To explore the in-service preschool teachers' technological pedagogical content knowledge, a TPACK 
survey was applied in this study. The survey, with 42 items, was based on Chai et al.'s (2011b) study 
which originally included seven scales (content knowledge (CK), pedagogical knowledge (PK), 
pedagogical content knowledge (PCK), technological knowledge (TK), technological pedagogical 
knowledge (TPK), technological content knowledge (TCK) and technological pedagogical content 
knowledge (TPCK)). Items from the TK factor in this research mainly focused on web-based technologies 
(e.g., I am able to use social media [e.g., blogs, wikis, Facebook]), while the TPK factor largely explored 
constructivist-oriented use of technology (e.g., I am able to facilitate my students to use technology to 
construct different forms of knowledge representation). The items of each scale are expressed with 
bipolar strongly agree/strongly disagree statements on a seven-point Likert scale, representing the 
teachers' perceived competence for the item statements.

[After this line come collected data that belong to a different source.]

#ifndef LC_NT_GRAD_STORES
#define LC_NT_GRAD_STORES 1
#endif
typedef float lc_v4f_t __attribute__((ext_vector_type(4)));
__device__ __forceinline__ void store_stream4(float* q, float a, float b, float c, float d) {
#if LC_NT_GRAD_STORES
    lc_v4f_t r = {a, b, c, d};
    __builtin_nontemporal_store(r, reinterpret_cast<lc_v4f_t*>(q));
#else
    *reinterpret_cast<float4*>(q) = make_float4(a, b, c, d);
#endif
}


constexpr int kWave = 64;

constexpr int kDppQuadXor1 = 0xB1;
constexpr int kDppQuadXor2 = 0x4E;
constexpr int kDppIdentity = 0xE4;
constexpr int kDppRowMirror = 0x140;
// ... 210 lines not shown
#pragma unroll
    for (int k = 0; k < K; ++k) v[k] = tot[k];
}

constexpr int kSplitMaxParts = 8;
#ifndef LC_SPLIT_WAIT_US
#define LC_SPLIT_WAIT_US 2000
#endif
constexpr unsigned long long kSplitWaitTicks = 100ull * LC_SPLIT_WAIT_US;
__device__ __forceinline__ bool split_wait_expired(int polls, unsigned long long& t0) {
    if ((polls & 15) != 15) return false;
    const unsigned long long now = __builtin_amdgcn_s_memrealtime();
    if (t0 == 0) { t0 = now; return false; }
    return now - t0 > kSplitWaitTicks;
}
constexpr int kSplitRowWords = 64;
constexpr size_t kSplitPoseBytes = 2 * kSplitMaxParts * kSplitRowWords * sizeof(unsigned long long) + 128;
constexpr int kSplitLdsDoubles = 128 + 64 + 2;
constexpr int kSplitSerialLdsDoubles = 128 + 32 * kSplitMaxParts + 32;
struct SplitSum {
    unsigned long long* exch;
    unsigned* epoch;
    int G, part;
    unsigned base;
    unsigned seq;
    bool timed_out;
};
__device__ __forceinline__ unsigned* split_tail(void* region, size_t region_bytes) {
    return reinterpret_cast<unsigned*>(static_cast<char*>(region) + region_bytes - 128);
}
__device__ __forceinline__ SplitSum split_sum_enter(void* pose_region, int G, int part) {
    unsigned* epoch = split_tail(pose_region, kSplitPoseBytes);
    return SplitSum{reinterpret_cast<unsigned long long*>(pose_region), epoch, G, part, xcd_load(epoch), 0u, false};
}
__device__ __forceinline__ void split_sum_leave(const SplitSum& sx) {
    if (sx.timed_out) xcd_store(sx.epoch + 1, 1u);
    else if (sx.part == 0 && sx.seq > 0) xcd_store(sx.epoch, sx.base + sx.seq);
}
__device__ __forceinline__ bool split_rescue_enter(void* region, size_t region_bytes, bool redo, int tid, int threads) {
    unsigned* tail = split_tail(region, region_bytes);
    const bool dirty = xcd_load(tail + 1) != 0u;
    if (!dirty && !redo) return false;
    __syncthreads();
    if (dirty) {
        unsigned long long* w = static_cast<unsigned long long*>(region);
        for (size_t i = tid; i < (region_bytes - 128) / 8; i += threads) xcd_store(w + i, 0ull);
        if (tid < 2) xcd_store(tail + tid, 0u);
    }
    if (redo && tid == 0) xcd_store(tail + 2, xcd_load(tail + 2) + 1u);
    return redo;
}

template <int K>
__device__ __forceinline__ void block_sum_split(double (&v)[K], double* lds, int tid, int& phase, SplitSum& sx) {
    static_assert(K <= 32, "one reduce-scatter of 32");
    const int lane = tid & 63, wave = tid >> 6;
    double w[32];
#pragma unroll
    for (int k = 0; k < 32; ++k) w[k] = k < K ? v[k] : 0.0;
    wave_reduce_scatter16<32>(w, lane);
    double* part = lds;
    double* tot = lds + 128 + 32 * phase;
    int* arrived_ok = reinterpret_cast<int*>(lds + 192);
    phase ^= 1;
    if (sx.timed_out) {
#pragma unroll
        for (int k = 0; k < K; ++k) v[k] = 0.0;
        return;
    }
    if ((lane & 3) == 0) *reinterpret_cast<double2*>(part + 32 * wave + scatter16_base(lane, 2)) = make_double2(w[0], w[1]);
    __syncthreads();
    if (tid < 32) {
        const unsigned long long ticket = (unsigned long long)(sx.base + sx.seq + 1u) << 32;
        unsigned long long* rows = sx.exch + (size_t)(sx.seq & 1u) * (kSplitMaxParts * kSplitRowWords) + 2 * tid;
        {
            const unsigned long long bits = __builtin_bit_cast(unsigned long long, ((part[tid] + part[32 + tid]) + part[64 + tid]) + part[96 + tid]);
            unsigned long long* mine = rows + sx.part * kSplitRowWords;
            xcd_store(mine, ticket | (bits & 0xFFFFFFFFull));
            xcd_store(mine + 1, ticket | (bits >> 32));
        }
        unsigned long long lo[kSplitMaxParts], hi[kSplitMaxParts];
        bool ok = true;
        unsigned long long t0 = 0;
        for (int polls = 0;; ++polls) {
#pragma unroll
            for (int g = 0; g < kSplitMaxParts; ++g)
                if (g < sx.G) {
                    lo[g] = xcd_load(rows + g * kSplitRowWords);
                    hi[g] = xcd_load(rows + g * kSplitRowWords + 1);
                }
            unsigned long long late = 0;
#pragma unroll
            for (int g = 0; g < kSplitMaxParts; ++g)
                if (g < sx.G) late |= ((lo[g] ^ ticket) | (hi[g] ^ ticket)) >> 32;
            if (late == 0) break;
            if (split_wait_expired(polls, t0)) { ok = false; break; }
            __builtin_amdgcn_s_sleep(1);
        }
        double s = 0.0;
#pragma unroll
        for (int g = 0; g < kSplitMaxParts; ++g)
            if (g < sx.G) s += __builtin_bit_cast(double, (hi[g] << 32) | (lo[g] & 0xFFFFFFFFull));
        tot[tid] = s;
        if (!ok) *arrived_ok = 0;
    }
    __syncthreads();
    if (!*arrived_ok) sx.timed_out = true;
#pragma unroll
    for (int k = 0; k < K; ++k) v[k] = tot[k];
    ++sx.seq;
}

The details of each scale are as follows (and 
Table 1): 
1. CK scale: evaluating in-service preschool teachers' knowledge of the subject matter.  
2. PK scale: exploring in-service preschool teachers' knowledge of their instructional methods, process 

and assessment for teaching the intended subject matter. 
3. PCK scale: assessing in-service preschool teachers' knowledge of adopting pedagogical strategies to 

foster learners' understanding of the subject matter. 
4. TK scale: measuring in-service preschool teachers' knowledge of the capacities and applications of 

commonly accessible technology. 
5. TPK scale: evaluating in-service preschool teachers' knowledge of using novel and specific 

technologies to teach or facilitate instruction. 
6. TCK scale: probing in-service preschool teachers' knowledge of how the technology can be used in 

teaching the subject. 
7. TPCK scale: assessing in-service preschool teachers' knowledge of using ICT to teach and show the 

designated subject content.   
 
Data collection procedure 
 
The participants of this study included 366 in-service preschool teachers (356 females and 10 males; 
average age: 35.3 years) who enrolled in the professional development courses to pursue a Bachelor's 
degree in Childhood Care and Education in Taiwan. These preschool teachers were divided into three 
academic groups based on their self-reported education qualifications (senior high school, junior college 
and university degree), which are also the three major groups for preschool teachers in Taiwan. The 
preschool teachers were invited to participate in this research on a voluntary basis, and they responded to 
the TPACK survey in an anonymous way. Prior to responding to the questionnaires, they were informed 
of the aim and importance of the study. A small token of appreciation was provided after the teachers 
completed the survey. 
 
Data analysis 
 
First, this study used exploratory factor analysis to clarify the factor structure of the TPACK survey. The 
alpha coefficient for each factor of the TPACK survey was calculated to ensure the reliability of each 
factor. Preschool teachers' descriptive data on each scale of the TPACK survey were reported. Pearson 
correlation analysis was undertaken to explore how the preschool teachers' age or years of service might 
be related to each factor of the TPACK survey. Moreover, a series of F-tests were further used to 
compare the responses of the three groups of preschool teachers, by education qualification, on each 
factor of the TPACK survey. 
 
Results 
 
Factor analysis 
 
This study utilized exploratory factor analysis to validate the scales of the TPACK survey. The factor 



Australasian Journal of Educational Technology, 2013, 29(4).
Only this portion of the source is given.